Silicon Valley Bank and Signature Bank, a crypto lender which also recently collapsed, both aggressively lobbied for a 2018 law that overhauled many regulations in the Dodd-Frank law, enacted after the Great Recession to prevent major bank failures. These deregulatory actions, as well as further deregulatory actions from Federal Reserve Chair Jerome Powell, have been largely blamed for the failures of the banks, alongside the extreme focus on profits over everything else at the banks themselves.

According to a press release on the bill, two-thirds of directors on the 12 Federal Reserve Boards are “hand-picked” by the banks that are overseen by the Federal Reserve. Sanders’s office also points out that there are currently five top executives of financial institutions that control over $150 billion in assets serving as regional Federal Reserve directors — institutions that, thanks to the 2018 repeal, aren’t subject to the sort of regulatory scrutiny that lawmakers like Sanders say could have prevented the failures.

Other major bank executives have served on regional Federal Reserve boards in the past, raising other examples of potential conflicts of interest, Sanders says.

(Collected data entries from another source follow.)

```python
class Engine:
    DGRAD_NT_MIN_TOKENS = 12289
    SAVE_ACT_GRAD_MIN_TOKENS = 12288
    WGRAD_STREAM_MAX_TOKENS = 0

    def __init__(self, model):
        self.m = model
        self.L = model._layout
        self.A = model._arena
        if self.A.master.device.type != "cuda":
            raise RuntimeError("reed_amd.SiT: parameters are on %s; move the model to an AMD GPU (model.cuda()). "
                               "The hot path has no CPU fallback." % self.A.master.device)
        self.D = model.hidden_size
        self.H = model.num_heads
        self.hd = self.D // self.H
        self.Hm = int(self.D * model.mlp_ratio)
        self.T = model.num_patches
        self.P = model.patch_size
        self.C = model.in_channels
        self.depth = model.depth
        self.NO = self.P * self.P * self.C
        self._dims_ok = set()
        split = model.encoder_depth_text is not None and model.encoder_depth_text != model.encoder_depth
        self.split = split
        self.tap_depth = [model.encoder_depth if (zt == "i" or not split) else model.encoder_depth_text
                          for zt in model.z_types]
        self.reducer = None
        self._dot_delta = {}
        self._ws = None
        self._named = None
        self._sentinel = None
        self._ws_side = None
        self._shadow_t = None
        self.dgrad_nt = None
        self.split_ada_wgrad = None
        self._side = None
        self.wgrad_stream = {"0": False, "1": True}.get(os.environ.get("REED_WGRAD_STREAM", "auto"))
        self.wgrad_stream_max_tokens = self.WGRAD_STREAM_MAX_TOKENS
        self.grad_live = False
        self.table_rows = model.num_classes + (1 if model.class_dropout_prob > 0 else 0)
        self._hb = 2
        self.save_act_grad = None
        self.fused_delta = True
        self._err = None

    def _check_dims(self, prec):
        if prec in self._dims_ok:
            return
        q = 4 if prec == "fp32" else 128
        what = "4 (fp32 operands)" if prec == "fp32" else "128 for the MFMA GEMM tiles"
        for n, v in (("hidden_size", self.D), ("mlp hidden", self.Hm), ("projector_dim", self.m.projector_dim)):
            if v % q:
                raise ValueError(f"{n}={v} must be a multiple of {what}")
        for z in self.m.z_dims:
            if z % q:
                raise ValueError(f"z_dim={z} must be a multiple of {what}")
        self._dims_ok.add(prec)

    def check_errors(self):
        if self._err is not None and int(self._err.item()) != 0:
            self._err.zero_()
            raise IndexError(f"reed_amd.SiT: a class label outside [0, {self.table_rows}) was passed to the model "
                             f"(num_classes={self.m.num_classes}, class_dropout_prob={self.m.class_dropout_prob}); "
                             "the affected forwards used row 0 instead")

    def W(self, name):
        return self._shadow.data_ptr() + self._hb * self.L.off(name)

    def Wf(self, name):
        return self.A.master.data_ptr() + 4 * self.L.off(name)

    def G(self, name):
        return self.A.grad.data_ptr() + 4 * self.L.off(name)

    def ws(self, nfloats, dev):
        if self._ws is None or self._ws.numel() < nfloats:
            self._ws = torch.empty(int(nfloats), dtype=torch.float32, device=dev)
        return self._ws

    def ws_side(self, nfloats, dev):
        if self._ws_side is None or self._ws_side.numel() < nfloats:
            self._ws_side = torch.empty(int(nfloats), dtype=torch.float32, device=dev)
        return self._ws_side

    def forward(self, x, t, y, inference, need_grad, drop):
        prec = getattr(self.m, "precision", "bf16")
        prev = ops.use(prec)
        try:
            return self._forward(x, t, y, inference, need_grad, drop, prec)
        finally:
            ops.use(prev)

    def _forward(self, x, t, y, inference, need_grad, drop, prec):
        m, L = self.m, self.L
        ops.require_cuda(x, "x")
        dev = x.device
        B, C, HW = x.shape[0], x.shape[1], x.shape[-1]
        D, H, hd, Hm, T, P = self.D, self.H, self.hd, self.Hm, self.T, self.P
        if C != self.C or HW != m.input_size or x.shape[-2] != HW:
            raise ValueError(f"input {tuple(x.shape)} does not match (N,{self.C},{m.input_size},{m.input_size})")
        M = B * T
        self._check_dims(prec)
        self._shadow = self.A.ensure_shadow(prec)
        hdt = ops.half_dtype(prec)
        hb = self._hb = hdt.itemsize
        pend = self.A.pending
        if "all" in pend:
            self.A.wait_all()
        elif pend:
            self.A.wait("embed")
        x = x.contiguous().float()
        t = t.contiguous().float()
        y = y.contiguous().long()

        def bf(*s):
            return torch.empty(s, dtype=hdt, device=dev)

        def f32(*s):
            return torch.empty(s, dtype=torch.float32, device=dev)

        sag = self.save_act_grad if self.save_act_grad is not None else M > self.SAVE_ACT_GRAD_MIN_TOKENS
        self._sag = sag
        tp = types.SimpleNamespace(B=B, blocks=[], proj={}, x=x, prec=prec, act_grad=sag) if need_grad else None
        epi_silu = EPI_SILU_G if need_grad and sag else EPI_SILU
        epi_gelu = EPI_GELU_G if need_grad and sag else EPI_GELU
        tok = f32(M, D)
        ops.patch_embed_fwd(x, self.W("x_embedder.proj.weight"), self.W("x_embedder.proj.bias"), self.Wf("pos_embed"),
                            tok, B, C, HW, P, D)
        sin = bf(B, 256)
        ops.timestep_sinusoid(t, sin, B)
        t1p = bf(B, D) if need_grad else None
        t1 = bf(B, D)
        ops.gemm(NT, epi_silu, sin, self.W("t_embedder.mlp.0.weight"), B, D, 256, t1p, 256, 256, D, C2=t1, ldc2=D,
                 bias=self.W("t_embedder.mlp.0.bias"))
        temb = bf(B, D)
        ops.gemm(NT, EPI_BF16, t1, self.W("t_embedder.mlp.2.weight"), B, D, D, temb, D, D, D,
                 bias=self.W("t_embedder.mlp.2.bias"))
        drop_u8 = None
        if drop is not None:
            drop_u8 = drop.to(device=dev, dtype=torch.uint8).contiguous()
        labels_eff = torch.empty(B, dtype=torch.int64, device=dev)
        c = f32(B, D)
        silu_c = bf(B, D)
        if self._err is None:
            self._err = torch.zeros(1, dtype=torch.int32, device=dev)
        ops.label_cond(y, drop_u8, m.num_classes, self.Wf("y_embedder.embedding_table.weight"), temb, labels_eff, c,
                       silu_c, B, D, table_rows=self.table_rows, err=self._err)
        Nall = L.ada_rows
        mod = bf(B, Nall)
        sp = self._shadow.data_ptr()
        mp = mod.data_ptr()
        kh = min(L.ADA_HEAD_BLOCKS, self.depth) if "ada_tail" in pend else 0
        n_head = kh * 6 * D if kh else Nall
        if pend:
            self.A.wait("ada_head")
        ops.gemm(NT, EPI_BF16, silu_c, sp + hb * L.ada_w_off, B, n_head, D, mod, D, D, Nall, bias=sp + hb * L.ada_b_off)
        if need_grad:
            tp.sin, tp.t1p, tp.t1, tp.labels_eff, tp.c, tp.silu_c, tp.mod = sin, t1p, t1, labels_eff, c, silu_c, mod

        if not need_grad:
            xa, xb = tok, f32(M, D)
            h, qkv, o, u = bf(M, D), bf(M, 3 * D), bf(M, D), bf(M, Hm)
        xcur = tok
        zs_by_proj = {}
        for i in range(self.depth):
            b = f"blocks.{i}."
            mb = mp + hb * (i * 6 * D)
            if kh and i == kh:
                self.A.wait("ada_tail")
                ops.gemm(NT, EPI_BF16, silu_c, sp + hb * (L.ada_w_off + n_head * D), B, Nall - n_head, D, mp + hb * n_head,
                         D, D, Nall, bias=sp + hb * (L.ada_b_off + n_head))
                kh = 0
            if pend:
                self.A.wait(f"block{i}")
            if need_grad:
                h, qkv, o, u = bf(M, D), bf(M, 3 * D), bf(M, D), bf(M, Hm)
                h2, a1, y1, y2 = bf(M, D), bf(M, Hm), bf(M, D), bf(M, D)
                mean1, rstd1, mean2, rstd2 = f32(M), f32(M), f32(M), f32(M)
                lse = f32(B, H, T)
                xmid, xout = f32(M, D), f32(M, D)
            else:
                h2, a1, y1, y2 = h, None, None, None
                mean1 = rstd1 = mean2 = rstd2 = lse = None
                xmid = xb if xcur is xa else xa
                xout = xcur
            ops.ln_modulate_fwd(xcur, mb, mb + hb * D, Nall, h, mean1, rstd1, M, D, T)
            ops.gemm(NT, EPI_BF16, h, self.W(b + "attn.qkv.weight"), M, 3 * D, D, qkv, D, D, 3 * D,
                     bias=self.W(b + "attn.qkv.bias"))
            qkv_a, qstats = qkv, None
            if m.qk_norm:
                qkv_a = bf(M, 3 * D)
                qstats = f32(M, 2, H, 2) if need_grad else None
                ops.qk_norm_fwd(qkv, self.Wf(b + "attn.q_norm.weight"), self.Wf(b + "attn.q_norm.bias"),
                                self.Wf(b + "attn.k_norm.weight"), self.Wf(b + "attn.k_norm.bias"), qkv_a, qstats, M, H, hd)
            ops.attention_fwd(qkv_a, o, lse, B, T, H, hd)
            ops.gemm(NT, EPI_GATE_RES, o, self.W(b + "attn.proj.weight"), M, D, D, xmid, D, D, D, C2=y1, ldc2=D,
                     R=xcur, ldr=D, bias=self.W(b + "attn.proj.bias"), gate=mb + 2 * hb * D, ldgate=Nall, rows_per_gate=T)
            ops.ln_modulate_fwd(xmid, mb + 3 * hb * D, mb + 4 * hb * D, Nall, h2, mean2, rstd2, M, D, T)
            ops.gemm(NT, epi_gelu, h2, self.W(b + "mlp.fc1.weight"), M, Hm, D, a1, D, D, Hm, C2=u, ldc2=Hm,
                     bias=self.W(b + "mlp.fc1.bias"))
            ops.gemm(NT, EPI_GATE_RES, u, self.W(b + "mlp.fc2.weight"), M, D, Hm, xout, Hm, Hm, D, C2=y2, ldc2=D,
                     R=xmid, ldr=D, bias=self.W(b + "mlp.fc2.bias"), gate=mb + 5 * hb * D, ldgate=Nall, rows_per_gate=T)
            if need_grad:
                tp.blocks.append(types.SimpleNamespace(x=xcur, mean1=mean1, rstd1=rstd1, h=h, qkv=qkv, qkv_a=qkv_a,
                                                       qstats=qstats, o=o, lse=lse,
                                                       y1=y1, xmid=xmid, mean2=mean2, rstd2=rstd2, h2=h2, a1=a1, u=u,
                                                       y2=y2))
            xcur = xout
            if not inference:
                for j, dj in enumerate(self.tap_depth):
                    if dj == i + 1:
                        zs_by_proj[j] = self._projector_fwd(j, xcur, B, need_grad, tp)
        if kh:
            self.A.wait("ada_tail")
            ops.gemm(NT, EPI_BF16, silu_c, sp + hb * (L.ada_w_off + n_head * D), B, Nall - n_head, D, mp + hb * n_head,
                     D, D, Nall, bias=sp + hb * (L.ada_b_off + n_head))
        if pend:
            self.A.wait_all()
        out = f32(B, C, HW, HW)
        meanF = f32(M) if need_grad else None
        rstdF = f32(M) if need_grad else None
        mf = mp + hb * (self.depth * 6 * D)
        ops.final_layer_fwd(xcur, mf, mf + hb * D, Nall, self.W("final_layer.linear.weight"),
                            self.W("final_layer.linear.bias"), out, meanF, rstdF, B, T, D, C, P)
        if need_grad:
            tp.x_last, tp.meanF, tp.rstdF = xcur, meanF, rstdF
        zs = None
        if not inference:
            if self.split:
                ji, jt = m.z_types.index("i"), m.z_types.index("t")
                zs = [zs_by_proj[ji], zs_by_proj[jt]]
                if need_grad:
                    tp.zs_order = [ji, jt]
            else:
                zs = [zs_by_proj[j] for j in range(len(m.z_dims))]
                if need_grad:
                    tp.zs_order = list(range(len(m.z_dims)))
        return out, zs, tp

    def _projector_fwd(self, j, x, B, need_grad, tp):
        m, D, T = self.m, self.D, self.T
        Pd, Z = m.projector_dim, m.z_dims[j]
        dev = x.device
        img = m.z_types[j] == "i"
        self.A.wait("projectors")
        R = B * T if img else B
        hdt = ops.half_dtype()
        bf = lambda *s: torch.empty(s, dtype=hdt, device=dev)
        xin = bf(R, D)
        if img:
            ops.ln_modulate_fwd(x, None, None, 0, xin, None, None, R, D, T)
        else:
            ops.token_mean_fwd(x, xin, B, T, D)
        pre = f"projectors.{j}."
        epi_silu = EPI_SILU_G if need_grad and self._sag else EPI_SILU
        p1p, p1 = (bf(R, Pd) if need_grad else None), bf(R, Pd)
        ops.gemm(NT, epi_silu, xin, self.W(pre + "0.weight"), R, Pd, D, p1p, D, D, Pd, C2=p1, ldc2=Pd,
                 bias=self.W(pre + "0.bias"))
        p2p, p2 = (bf(R, Pd) if need_grad else None), bf(R, Pd)
        ops.gemm(NT, epi_silu, p1, self.W(pre + "2.weight"), R, Pd, Pd, p2p, Pd, Pd, Pd, C2=p2, ldc2=Pd,
                 bias=self.W(pre + "2.bias"))
        zt = bf(R, Z)
        ops.gemm(NT, EPI_BF16, p2, self.W(pre + "4.weight"), R, Z, Pd, zt, Pd, Pd, Z, bias=self.W(pre + "4.bias"))
        if need_grad:
            tp.proj[j] = types.SimpleNamespace(xin=xin, p1p=p1p, p1=p1, p2p=p2p, p2=p2, R=R)
        return zt.view(B, T, Z) if img else zt

    def _wgrad_block(self, probs, Mtok, acc, dev, side):
        args = [(dy, x, self.G(w), self.G(w.replace("weight", "bias")), N, K) for dy, x, w, N, K in probs]
        if side is not None:
            side.wait_stream(torch.cuda.current_stream())
        with torch.cuda.stream(side) if side is not None else contextlib.nullcontext():
            done = ops.wgrad_group(args, Mtok, accumulate=acc)
        if not done:
            for dy, x, w, N, K in probs:
                self._wgrad(dy, x, w, Mtok, N, K, acc, dev, side=side)
            return
        if side is not None:
            for dy, x, _, _, _ in probs:
                dy.record_stream(side)
                x.record_stream(side)

    def _wgrad(self, dy, x, wname, Mtok, N, K, acc, dev, bias_done=False, side=None):
        bname = wname.replace("weight", "bias")
        lay, split = ops.plan_wgrad(Mtok, N, K)
# ... 377 lines not shown
```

A Dear Colleague letter signed by Sanders brings attention to the fact that JP Morgan Chase CEO Jamie Dimon sat on the New York Fed board when, during the Great Recession, the Federal Reserve gave $391 billion in assistance to Chase, as one of the banks that received money in an almost zero interest loan during the crisis, the Government Accountability Office found in a report commissioned by Sanders in 2011.